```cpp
template <int M2>
__device__ __forceinline__ void contract_line(const double2* s2, const LinePhases& ph, double2* dst, int MNN, int lane) {
    for (int l = lane; l < MNN; l += 64) {
        double ar = 0.0, ai = 0.0;
#pragma unroll
        for (int m = 0; m < M2; ++m) {
            const double2 c = s2[m * MNN + l];
            ar = fma(c.x, ph.x[m], ar);
            ar = fma(-c.y, ph.y[m], ar);
            ai = fma(c.x, ph.y[m], ai);
            ai = fma(c.y, ph.x[m], ai);
        }
        dst[l] = make_double2(ar, ai);
    }
}

__device__ __forceinline__ void contract_line_m(int M2, const double2* s2, const LinePhases& ph, double2* dst, int MNN, int lane) {
#define CL(MM) case MM: contract_line<MM>(s2, ph, dst, MNN, lane); break;
    switch (M2) {
        CL(1) CL(2) CL(3) CL(4) CL(5) CL(6) CL(7) CL(8) CL(9) CL(10) CL(11) CL(12) CL(13) CL(14) CL(15) CL(16)
        default: break;
    }
#undef CL
}

template <int N, int KPL, bool HERM, bool VEC, int OCC, bool PK = false, bool FUSE = false, bool PAIR = false, int KT = KPL, bool MIR = false>
__global__ __launch_bounds__(256, OCC) void eval_grid_kernel(EvalArgs a) {
    static_assert(!MIR || (HERM && !VEC), "mirrored launches: values and eigenvalues of a Hermitian series");
    static_assert(FUSE || !PAIR, "the pair mapping exists in the fused instance only");
    static_assert(KT >= 1 && KT <= KPL && (PAIR || KT == KPL), "a shorter last pass exists in the pair mapping only");
    constexpr int LPU = PAIR ? 2 : 1;
    extern __shared__ double2 lds_c[];
    const int wave = __builtin_amdgcn_readfirstlane(threadIdx.x >> 6), lane = threadIdx.x & 63;
    const int MNN = PK ? Pk<N>::size((a.M - 1) / 2) : a.M * N * N;
    auto stage = [&](double2 c, int idx) -> double2 {
        if (!a.deriv) return c;
        const double f = 6.283185307179586476925286766559 * (double)(a.first + idx / (N * N));
        return make_double2(-f * c.y, f * c.x);
    };
    double2* const mybuf = lds_c + (size_t)wave * 2 * LPU * MNN;
    int fm = a.first % a.npt;
    if (fm < 0) fm += a.npt;
    constexpr int LW = 64 / LPU;
    const int npass = (a.npt + LW * KPL - 1) / (LW * KPL);
    double2* const tab_l = lds_c + (size_t)4 * 2 * LPU * MNN;
    if constexpr (FUSE) {
        static_assert(!VEC, "the fused instance stores values and eigenvalues only");
        const int k3 = blockIdx.y, seg = blockIdx.x;
        const int mk3 = (MIR && k3 != 0 && 2 * k3 != a.npt) ? a.npt - k3 : -1;
        const int L2 = a.M2 * MNN;
        const double2* __restrict__ src2 = a.src2 + (int64_t)k3 * L2;
        double2* const s2 = tab_l + a.npt;
        const int kstride = 4 * a.bpk;
        int k2 = LPU * (4 * seg + wave);
        LinePhases ph;
        load_line_phases(as_const(a.phs2 + (int64_t)(k2 < a.npt ? k2 : 0) * a.M2), ph);
        {
            const int it = threadIdx.x;
            double2 vt = a.tab[min(it, a.npt - 1)];
            double2 v[4];
#pragma unroll
            for (int j = 0; j < 4; ++j) v[j] = src2[min(it + 256 * j, L2 - 1)];
            asm volatile("" : "+v"(vt.x), "+v"(vt.y));
#pragma unroll
            for (int j = 0; j < 4; ++j) asm volatile("" : "+v"(v[j].x), "+v"(v[j].y));
            if (it < a.npt) tab_l[it] = vt;
#pragma unroll
            for (int j = 0; j < 4; ++j)
                if (it + 256 * j < L2) s2[it + 256 * j] = v[j];
            for (int i = it + 256; i < a.npt; i += 256) tab_l[i] = a.tab[i];
            for (int i = it + 4 * 256; i < L2; i += 256) s2[i] = src2[i];
        }
        __syncthreads();
        if (k2 >= a.npt) return;
        contract_line_m(a.M2, s2, ph, mybuf, MNN, lane);
        if constexpr (PAIR) {
            const int half = lane >> 5, col = lane & 31;
            load_line_phases(as_const(a.phs2 + (int64_t)min(k2 + 1, a.npt - 1) * a.M2), ph);
            contract_line_m(a.M2, s2, ph, mybuf + MNN, MNN, lane);
            int iz0[KPL], iw0[KPL], izt[KT], iwt[KT];
#pragma unroll
            for (int j = 0; j < KPL; ++j) {
                const int i1 = col + 32 * j;
                iz0[j] = i1 < a.npt ? i1 : 0;
                iw0[j] = (int)(((unsigned)fm * (unsigned)iz0[j]) % (unsigned)a.npt);
                if (j < KT) {
                    izt[j] = iz0[j];
                    iwt[j] = iw0[j];
                }
            }
            const int off_h = half * (int)a.H.tile, off_e = half * (int)a.E.tile;
            int cur = 0, pass = 0;
            while (k2 < a.npt) {
                const bool last_pass = pass + 1 >= npass;
                const int nk2 = last_pass ? k2 + 2 * kstride : k2;
                const bool contract_next = last_pass && nk2 < a.npt;
                wave_lds_sync();
                auto mid_fn = [&]() __attribute__((always_inline)) {
                    if (contract_next) {
                        int ln = lane;
                        asm volatile("" : "+v"(ln));
                        double2* const dst = mybuf + (size_t)(cur ^ 1) * 2 * MNN;
                        load_line_phases(as_const(a.phs2 + (int64_t)nk2 * a.M2), ph);
                        contract_line_m(a.M2, s2, ph, dst, MNN, ln);
                        load_line_phases(as_const(a.phs2 + (int64_t)min(nk2 + 1, a.npt - 1) * a.M2), ph);
                        contract_line_m(a.M2, s2, ph, dst + MNN, MNN, ln);
                    }
                };
                const double2* const c1 = mybuf + (size_t)(2 * cur + half) * MNN;
                const int64_t line = (int64_t)k3 * a.npt + k2;
                const bool on = half == 0 || k2 + 1 < a.npt;
                MirrorTo mt;
// ... 272 lines not shown
                if (cost < best - 1e-12) {
                    best = cost;
                    kpl = k;
                }
            }
        }
        const size_t lds = sizeof(double2) * (4 * 2 * (size_t)mnn + (size_t)a.npt);
        if (es.src2) {
            if (es.deriv || es.U.base || !eval_fused_supported(es.n, mnn, es.M2, es.npt) || es.nlines % es.npt != 0 ||
                es.nlines / es.npt > 65535) {
                set_error("eval: fused contraction unsupported (n = %d, %d numbers per line, M2 = %d, npt = %d)", es.n, mnn, es.M2, es.npt);
                return ABZ_ERR_UNSUPPORTED;
            }
            const int64_t gcnt = es.nlines / es.npt;
            a.mirror = eval_mirror_supported(es) ? 1 : 0;
            const unsigned grows = a.mirror ? (unsigned)(es.npt / 2 + 1) : (unsigned)gcnt;
            a.src2 = es.src2;
            a.phs2 = es.phs2;
            a.M2 = es.M2;
            if (ctx->prof & (1u << ABZ_K_EVAL_FUSED)) ctx->prof_slots[ABZ_K_EVAL_FUSED].launches += 1;
            a.bpk = (int)std::max<int64_t>(1, std::min<int64_t>(cdiv(es.npt, 4), cdiv(blocks, gcnt)));
            a.bpk = (int)cdiv(es.npt, 4 * cdiv(es.npt, 4 * a.bpk));
            const size_t flds = lds + sizeof(double2) * (size_t)es.M2 * mnn;
            const int sw_pairs = abz_switch(SW_EVAL_PAIRS);
            const int rounds = (int)cdiv(es.npt, 32);
            const bool pairs = sw_pairs != 0 && eval_fused_supported(es.n, mnn, es.M2, es.npt, true) && es.H.tile < INT32_MAX &&
                               es.E.tile < INT32_MAX && (sw_pairs >= 2 || (a.herm && rounds < 2 * cdiv(es.npt, 64 * kpl) * kpl));
            if (pairs) {
                const int kp = es.n < 4 ? 3 : (a.herm ? 2 : 1);
                const int kt = rounds - (int)(cdiv(rounds, kp) - 1) * kp;
                const int64_t npairs = cdiv(es.npt, 2);
                a.bpk = (int)std::max<int64_t>(1, std::min<int64_t>(cdiv(npairs, 4), cdiv(blocks, gcnt)));
                a.bpk = (int)cdiv(npairs, 4 * cdiv(npairs, 4 * a.bpk));
                const size_t plds = flds + sizeof(double2) * 4 * 2 * (size_t)mnn;
                const dim3 grid((unsigned)a.bpk, grows);
#define LKP(NN, KT)                                                                                                          \
    {                                                                                                                        \
        constexpr int OO = NN == 3 ? 3 : 2;                                                                                  \
        constexpr int KH = NN < 4 ? 3 : 2, KG = NN < 4 ? 3 : 1;                                                \
        if (a.herm)                                                                                                          \
            with_flags(a.pk != 0, a.mirror != 0, [&](auto pk, auto mir) {                                                    \
                launch(ctx, eval_grid_kernel<NN, KH, true, false, OO, pk(), true, true, KT <= KH ? KT : KH, mir()>, grid, dim3(256), plds, a); \
            });                                                                                                              \
        else                                                                                                                 \
            launch(ctx, eval_grid_kernel<NN, KG, false, false, 2, false, true, true, KT <= KG ? KT : KG>, grid, dim3(256), plds, a); \
    }
#define FN(NN)                     \
    switch (kt) {                  \
        case 1: LKP(NN, 1) break;  \
        case 2: LKP(NN, 2) break;  \
        default: LKP(NN, 3) break; \
    }
                ABZ_DISPATCH_N(es.n, FN)
#undef FN
#undef LKP
            } else {
#define LK(NN, KK)                                                                                                                         \
    {                                                                                                                                      \
        constexpr int OO = NN == 3 ? 3 : 2;                                                                                                \
        if (a.herm)                                                                                                                        \
            with_flags(a.pk != 0, a.mirror != 0, [&](auto pk, auto mir) {                                                                  \
                launch(ctx, eval_grid_kernel<NN, KK, true, false, OO, pk(), true, false, KK, mir()>, dim3((unsigned)a.bpk, grows), dim3(256), flds, a); \
            });                                                                                                                            \
        else                                                                                                                               \
            launch(ctx, eval_grid_kernel<NN, KK, false, false, 2, false, true>, dim3((unsigned)a.bpk, grows), dim3(256), flds, a); \
    }
#define FN(NN)                    \
    switch (kpl) {                \
        case 1: LK(NN, 1) break;  \
        case 2: LK(NN, 2) break;  \
        default: LK(NN, 3) break; \
    }
            ABZ_DISPATCH_N(es.n, FN)
#undef FN
#undef LK
// ... 1852 lines not shown
```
########################################
● About this task
When the word "npass" shows up in a line of the entries, report that line.

● Expected output
    const int npass = (a.npt + LW * KPL - 1) / (LW * KPL);
                const bool last_pass = pass + 1 >= npass;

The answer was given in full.